Since any best track data begins at only several hours before TC, we obtained five-to-seven-day pre-genesis and two-day post-genesis positions within developing disturbances, and five-day positions within non-developing disturbances by following the 600 hPa MERRA PV centers. For the initial reference for developing and non-developing disturbances, 6-hourly International Best Track Archive for Climate Stewardship (IBTrACS) data and 3-hourly tropical cloud cluster (TCC) track data (Hennon et al. 2011) are used, respectively.
By following the vortex track, deep convection developed up to the tropopause is identified by taking the difference between infrared (IR) and water vapor (WV) brightness temperatures (Olander and Velden 2009). Following the 500-km radii relative to the vortex track, an hourly time series of IR–WV < 0 areas is constructed and smoothed using a 7-h running mean. When the IR–WV < 0 areas increment satisfies four thresholds (Δt ≥ 6 h, ΔA ≥ 5,000 km2, max(A) ≥ 15,000 km2, and ΔA/Δt ≥ 500 km2 h-1), we defined it as a significant convective burst (CB). If CBs occur for at least two consecutive days, it is then defined as mCB.
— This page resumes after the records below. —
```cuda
struct StftTcShape {
  int kc, n_k16, n_ntiles;
  size_t tile_bytes, img_bytes, smem_bytes, stage_bytes;
  bool ok;
};
StftTcShape stft_tc_shape(int n_taps, int n_bins, int hop = 16) {
  StftTcShape s{};
  const int k_used = n_taps + kStLead;
  s.kc = (int)ceil_div(k_used, kTcBK);
  s.n_k16 = (int)ceil_div(k_used, 16);
  s.n_ntiles = (int)ceil_div(2 * n_bins, kStNPad);
  s.tile_bytes = (size_t)s.kc * kStTerms * kStNPad * 128;
  s.img_bytes = s.tile_bytes * s.n_ntiles;
  s.smem_bytes = s.tile_bytes + stft_tc_ring(s.n_k16, std::max(1, hop / 16)).bytes + 16 * 8;
  s.stage_bytes = (size_t)4 * 32 * kStOutLd * sizeof(float);
  s.ok = s.smem_bytes <= (size_t)kTcSmemBudget;
  return s;
}

}

using namespace vadx;

extern "C" int vadx_stft_tc_supported(int n_taps, int n_bins) { return stft_tc_shape(n_taps, n_bins).ok ? 1 : 0; }

extern "C" int vadx_pack_stft_basis_tc(const float* h_basis, int ld_basis, int n_taps, int n_bins, double preemph,
                                       double scale, void* h_img, size_t img_capacity, size_t* img_bytes) {
  return vadx_pack_stft_basis_tc_fmt(h_basis, ld_basis, n_taps, n_bins, preemph, scale, VADX_TC_FMT_BF16, h_img, img_capacity,
                                     img_bytes);
}

extern "C" int vadx_pack_stft_basis_tc_fmt(const float* h_basis, int ld_basis, int n_taps, int n_bins, double preemph,
                                           double scale, int operand_format, void* h_img, size_t img_capacity,
                                           size_t* img_bytes) {
  VADX_REQUIRE(h_basis && img_bytes && n_taps > 0 && n_bins > 0 && ld_basis >= 2 * n_bins,
               "vadx_pack_stft_basis_tc: bad argument");
  VADX_REQUIRE(operand_format == VADX_TC_FMT_BF16 || operand_format == VADX_TC_FMT_F16, "vadx_pack_stft_basis_tc: operand format %d",
               operand_format);
  const bool f16 = operand_format == VADX_TC_FMT_F16;
  StftTcShape s = stft_tc_shape(n_taps, n_bins);
  VADX_REQUIRE(s.ok, "vadx_pack_stft_basis_tc: %d taps x %d bins does not fit the tensor-core DFT", n_taps, n_bins);
  *img_bytes = s.img_bytes;
  if (!h_img) return VADX_OK;
  VADX_REQUIRE(img_capacity >= s.img_bytes, "vadx_pack_stft_basis_tc: image buffer too small");
  uint8_t* img = static_cast<uint8_t*>(h_img);
  memset(img, 0, s.img_bytes);
  const int n_cols = 2 * n_bins;
  const size_t term = (size_t)kStNPad * 128;
  for (int col = 0; col < n_cols; ++col) {
    const int nt = col / kStNPad, r = col % kStNPad;
    for (int k = 0; k < n_taps + kStLead; ++k) {
      const int n0 = k - kStLead, n1 = k - kStLead + 1;
      double v = 0.0;
      if (n0 >= 0 && n0 < n_taps) v += (double)h_basis[(size_t)n0 * ld_basis + col];
      if (n1 >= 0 && n1 < n_taps) v -= preemph * (double)h_basis[(size_t)n1 * ld_basis + col];
      v *= scale;
      const float f = (float)v;
      const uint16_t b0 = f16 ? f16_rn_host(f) : bf16_rn_host(f);
      const float r1 = (float)(v - (double)(f16 ? f16_to_f_host(b0) : bf16_to_f_host(b0)));
      const uint16_t b1 = f16 ? f16_rn_host(r1) : bf16_rn_host(r1);
      const int c = k / kTcBK, kk = k % kTcBK;
      uint8_t* base = img + (size_t)nt * s.tile_bytes + (size_t)(c * kStTerms) * term + sw128_offset(r, kk);
      memcpy(base, &b0, 2);
      memcpy(base + term, &b1, 2);
    }
  }
  return VADX_OK;
}

extern "C" int vadx_pack_stft_dc_tc(const float* h_basis, int ld_basis, int n_taps, int n_bins, double preemph, double scale,
                                    int64_t n_samples, int hop, int pad_left, int n_frames, float* h_tables,
                                    size_t capacity_floats, size_t* n_floats, int* n_edge_lo, int* t_edge_hi) {
  VADX_REQUIRE(h_basis && n_floats && n_edge_lo && t_edge_hi && n_taps > 0 && n_bins > 0 && hop > 0 && pad_left >= 0 &&
                   n_frames > 0 && ld_basis >= 2 * n_bins,
               "vadx_pack_stft_dc_tc: bad argument");
  StftTcShape s = stft_tc_shape(n_taps, n_bins);
  VADX_REQUIRE(s.ok, "vadx_pack_stft_dc_tc: shape not supported");
  int lo = 0;
  while (lo < n_frames && (int64_t)lo * hop - pad_left < 1) ++lo;
  int hi = n_frames;
  while (hi > lo && (int64_t)(hi - 1) * hop - pad_left + n_taps - 1 >= n_samples) --hi;
  *n_edge_lo = lo;
  *t_edge_hi = hi;
  const int n_edge = lo + (n_frames - hi);
  const size_t ncp = (size_t)s.n_ntiles * kStNPad;
  *n_floats = (size_t)(1 + n_edge + (n_frames - hi)) * ncp;
  if (!h_tables) return VADX_OK;
  VADX_REQUIRE(capacity_floats >= *n_floats, "vadx_pack_stft_dc_tc: table buffer too small");
  memset(h_tables, 0, *n_floats * sizeof(float));
  auto fill = [&](float* row, int64_t origin, bool interior) {
    for (int col = 0; col < 2 * n_bins; ++col) {
      double acc = 0.0;
      for (int n = 0; n < n_taps; ++n) {
        const int64_t i = origin + n;
        double coef = interior ? 1.0 - preemph : (i < 0 || i >= n_samples ? 0.0 : (i == 0 ? 1.0 : 1.0 - preemph));
        acc += coef * (double)h_basis[(size_t)n * ld_basis + col];
      }
      row[col] = (float)(acc * scale);
    }
  };
  fill(h_tables, 0, true);
  int e = 1;
  for (int t = 0; t < lo; ++t, ++e) fill(h_tables + (size_t)e * ncp, (int64_t)t * hop - pad_left, false);
  for (int t = hi; t < n_frames; ++t, ++e) fill(h_tables + (size_t)e * ncp, (int64_t)t * hop - pad_left, false);
  for (int t = hi; t < n_frames; ++t, ++e) {
    const int64_t n_l = n_samples - ((int64_t)t * hop - pad_left);
    if (n_l < 0 || n_l >= n_taps) continue;
    float* row = h_tables + (size_t)e * ncp;
    for (int col = 0; col < 2 * n_bins; ++col) row[col] = (float)(preemph * scale * (double)h_basis[(size_t)n_l * ld_basis + col]);
  }
  return VADX_OK;
}

namespace vadx {
__global__ void __launch_bounds__(256) stream_mean_i16_kernel(const int16_t* __restrict__ x, int64_t in_stride, int64_t n,
                                                              float* __restrict__ mean_frac, int* __restrict__ mean_int) {
  const int64_t s = blockIdx.x;
  const int16_t* p = x + s * in_stride;
  long long acc = 0;
  for (int64_t i = threadIdx.x; i < n; i += blockDim.x) acc += (long long)__ldg(p + i);
  __shared__ long long part[8];
#pragma unroll
  for (int off = 16; off > 0; off >>= 1) acc += __shfl_xor_sync(0xffffffffu, acc, off);
  if ((threadIdx.x & 31) == 0) part[threadIdx.x >> 5] = acc;
  __syncthreads();
  if (threadIdx.x == 0) {
    long long t = 0;
    for (int w = 0; w < 8; ++w) t += part[w];
    const double m = (double)t / (double)n;
    const int mi = (int)llrint(m);
    mean_int[s] = mi;
    mean_frac[s] = (float)(m - (double)mi);
  }
}
}

extern "C" int vadx_stream_mean_i16(const int16_t* d_audio, int64_t in_stride, int64_t n_samples, int64_t n_streams,
                                    float* d_mean_frac, int32_t* d_mean_int, void* stream) {
  StageTimer _timer(VADX_STAGE_PREP, (cudaStream_t)stream, "stream_mean_i16_kernel", 2.0 * n_streams * n_samples);
  VADX_REQUIRE(d_audio && d_mean_frac && d_mean_int && n_samples > 0 && in_stride >= n_samples && n_streams >= 0,
               "vadx_stream_mean_i16: bad argument");
  if (n_streams == 0) return VADX_OK;
  stream_mean_i16_kernel<<<(unsigned)n_streams, 256, 0, (cudaStream_t)stream>>>(d_audio, in_stride, n_samples, d_mean_frac,
                                                                                d_mean_int);
  return after_launch("vadx_stream_mean_i16");
}

extern "C" int vadx_stft_power_tc_i16(const int16_t* d_audio, int64_t in_stride, int64_t n_samples, int64_t n_streams,
                                      int n_frames, int hop, int n_taps, const void* d_img, int n_bins, float* d_power,
                                      int64_t ld_power, void* stream) {
  VADX_REQUIRE((int64_t)(n_frames - 1) * hop + n_taps <= n_samples,
               "vadx_stft_power_tc_i16: frames must lie inside the %lld samples of a stream", (long long)n_samples);
  return vadx_stft_power_tc_i16_ex(d_audio, in_stride, n_samples, n_streams, n_frames, hop, n_taps, d_img, n_bins, d_power,
                                   ld_power, 0, nullptr, nullptr, nullptr, 0, n_frames, 1.0f, VADX_TC_FMT_BF16, stream);
}

extern "C" int vadx_stft_power_tc_i16_ex(const int16_t* d_audio, int64_t in_stride, int64_t n_samples, int64_t n_streams,
                                         int n_frames, int hop, int n_taps, const void* d_img, int n_bins, float* d_power,
                                         int64_t ld_power, int pad_left, const float* d_mean_frac, const int32_t* d_mean_int,
                                         const float* d_dc_tables, int n_edge_lo, int t_edge_hi, float power_scale,
                                         int operand_format, void* stream) {
  const float* d_mean = d_mean_frac;
  VADX_REQUIRE(operand_format == VADX_TC_FMT_BF16 || (operand_format == VADX_TC_FMT_F16 && !d_mean_frac),
               "vadx_stft_power_tc_i16: fp16 operands cannot carry the mean-removed (17-bit) samples");
  VADX_REQUIRE((d_mean_frac == nullptr) == (d_mean_int == nullptr), "vadx_stft_power_tc_i16: mean needs both its parts");
  StageTimer _timer(VADX_STAGE_STFT, (cudaStream_t)stream, "stft_power_tc_kernel",
                    2.0 * n_streams * n_samples + 4.0 * n_streams * n_frames * n_bins,
                    2.0 * n_streams * n_frames * n_taps * 2.0 * n_bins);
  VADX_REQUIRE(d_audio && d_img && d_power, "vadx_stft_power_tc_i16: null pointer");
  VADX_REQUIRE(n_streams >= 0 && n_frames > 0 && hop > 0 && n_taps > 0 && n_bins > 0 && ld_power >= n_bins,
               "vadx_stft_power_tc_i16: bad shape");
  VADX_REQUIRE(in_stride >= n_samples && pad_left >= 0 && (pad_left % 8) == 0 && (n_samples % 8) == 0,
               "vadx_stft_power_tc_i16: stride shorter than the stream, or pad_left / n_samples not a multiple of 8");
  const bool leaves_stream = pad_left > 0 || (int64_t)(n_frames - 1) * hop - pad_left + n_taps > n_samples;
  VADX_REQUIRE(!(d_mean || leaves_stream) || (d_dc_tables && n_edge_lo >= 0 && t_edge_hi >= n_edge_lo && t_edge_hi <= n_frames),
               "vadx_stft_power_tc_i16: padded frames / DC removal need the tables of vadx_pack_stft_dc_tc");
  VADX_REQUIRE((hop % 16) == 0,
               "vadx_stft_power_tc_i16: hop %d is not a multiple of 16 samples (frames are read as shifted rows of 16-sample "
               "hop slices); use vadx_stft_power_f32", hop);
  VADX_REQUIRE((in_stride % 8) == 0 && aligned16(d_audio) && aligned16(d_img),
               "vadx_stft_power_tc_i16: stream stride must be a multiple of 8 samples, pointers 16-byte aligned");
  StftTcShape s = stft_tc_shape(n_taps, n_bins, hop);
  VADX_REQUIRE(s.ok, "vadx_stft_power_tc_i16: shape not supported");
  if (n_streams == 0) return VADX_OK;
  static PerDevice per_device;
  int n_sm = 148;
  VADX_TRY(per_device.ensure(&n_sm, [] {
    cudaError_t e = cudaSuccess;
    auto opt_in = [&](auto kern) {
      if (e == cudaSuccess) e = cudaFuncSetAttribute(kern, cudaFuncAttributeMaxDynamicSharedMemorySize, kTcSmemBudget);
    };
    opt_in(stft_power_tc_kernel<false, false>);
    opt_in(stft_power_tc_kernel<true, false>);
    opt_in(stft_power_tc_kernel<false, true>);
    opt_in(stft_power_tc_kernel<true, true>);
    return e;
  }));
  const StftTcRing ring = stft_tc_ring(s.n_k16, hop / 16);
  StftTcArgs g{};
  g.X = d_audio; g.in_stride = in_stride; g.L = n_samples; g.S = n_streams; g.n_frames = n_frames; g.hop = hop;
  g.h16 = hop / 16; g.n_q = ring.n_q; g.tq = n_frames + ring.n_q - 1; g.rows = ring.rows; g.slice_units = ring.slice_units;
  g.n_st = (int)ceil_div(g.h16, kStJ);
  g.Wimg = static_cast<const uint8_t*>(d_img); g.P = d_power; g.ldp = ld_power;
  g.n_bins = n_bins; g.kc = s.kc; g.n_k16 = s.n_k16;
  g.pad_left = pad_left; g.mean = d_mean; g.mean_int = d_mean_int; g.dc = d_dc_tables; g.power_scale = power_scale; g.n_edge_lo = n_edge_lo; g.t_edge_hi = t_edge_hi;
  g.vec_p = ((ld_power & 3) == 0) && aligned16(d_power);
  {
    static const int dbg = ab_env("VADX_TC_DEBUG", 0);
    g.debug = dbg;
  }
  static const int opt = ab_env("VADX_ST_OPT", 2);
  {
    static const int bl = ab_env("VADX_TC_BACKOFF_LD", 64);
    static const int be = ab_env("VADX_TC_BACKOFF_EPI", 256);
    g.backoff_ld = (unsigned)bl; g.backoff_epi = (unsigned)be;
  }
  g.stage_out = ((opt & 2) && g.vec_p && s.smem_bytes + s.stage_bytes <= (size_t)kTcSmemBudget) ? 1 : 0;
  const size_t smem = s.smem_bytes + (g.stage_out ? s.stage_bytes : 0);
  int64_t tiles = ceil_div(n_streams * g.tq, kTcBM);
  VADX_REQUIRE(tiles <= 0x7fffffffLL, "vadx_stft_power_tc_i16: too many rows");
  g.n_tiles = (int)tiles;
  int per = std::max(1, n_sm / s.n_ntiles);
  dim3 grid((unsigned)std::min<int64_t>(tiles, per), (unsigned)s.n_ntiles);
  const bool ex = leaves_stream || d_mean, f16 = operand_format == VADX_TC_FMT_F16;
  constexpr int kThreads = (kStLoaderWarps + 5) * 32;
  if (ex && f16) stft_power_tc_kernel<true, true><<<grid, kThreads, smem, (cudaStream_t)stream>>>(g);
  else if (ex) stft_power_tc_kernel<true, false><<<grid, kThreads, smem, (cudaStream_t)stream>>>(g);
  else if (f16) stft_power_tc_kernel<false, true><<<grid, kThreads, smem, (cudaStream_t)stream>>>(g);
  else stft_power_tc_kernel<false, false><<<grid, kThreads, smem, (cudaStream_t)stream>>>(g);
  return after_launch("vadx_stft_power_tc_i16");
}
```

While quasi-diurnal convective bursts in the developing disturbances were occasionally introduced in the preceding studies, the present results identify that 67.5% of the 80 developing disturbance, that is, a majority of TC formation cases, were associated with a mCB prior to the TC genesis. Along with the series of convective bursts, the strength of relative vorticity gradually intensifies from the lower troposphere to the upper troposphere as the vertical wind shear remained barotropic about the vortex center through developing days. Remaining 32.5% of the TC cases without mCB show weaker initial vorticity within strong vertical wind shear environment. On one or two days prior to TC formation, convective activity as well as relative vorticity intensification rapidly initiate, which is likely influenced by an arbitrary external forcing.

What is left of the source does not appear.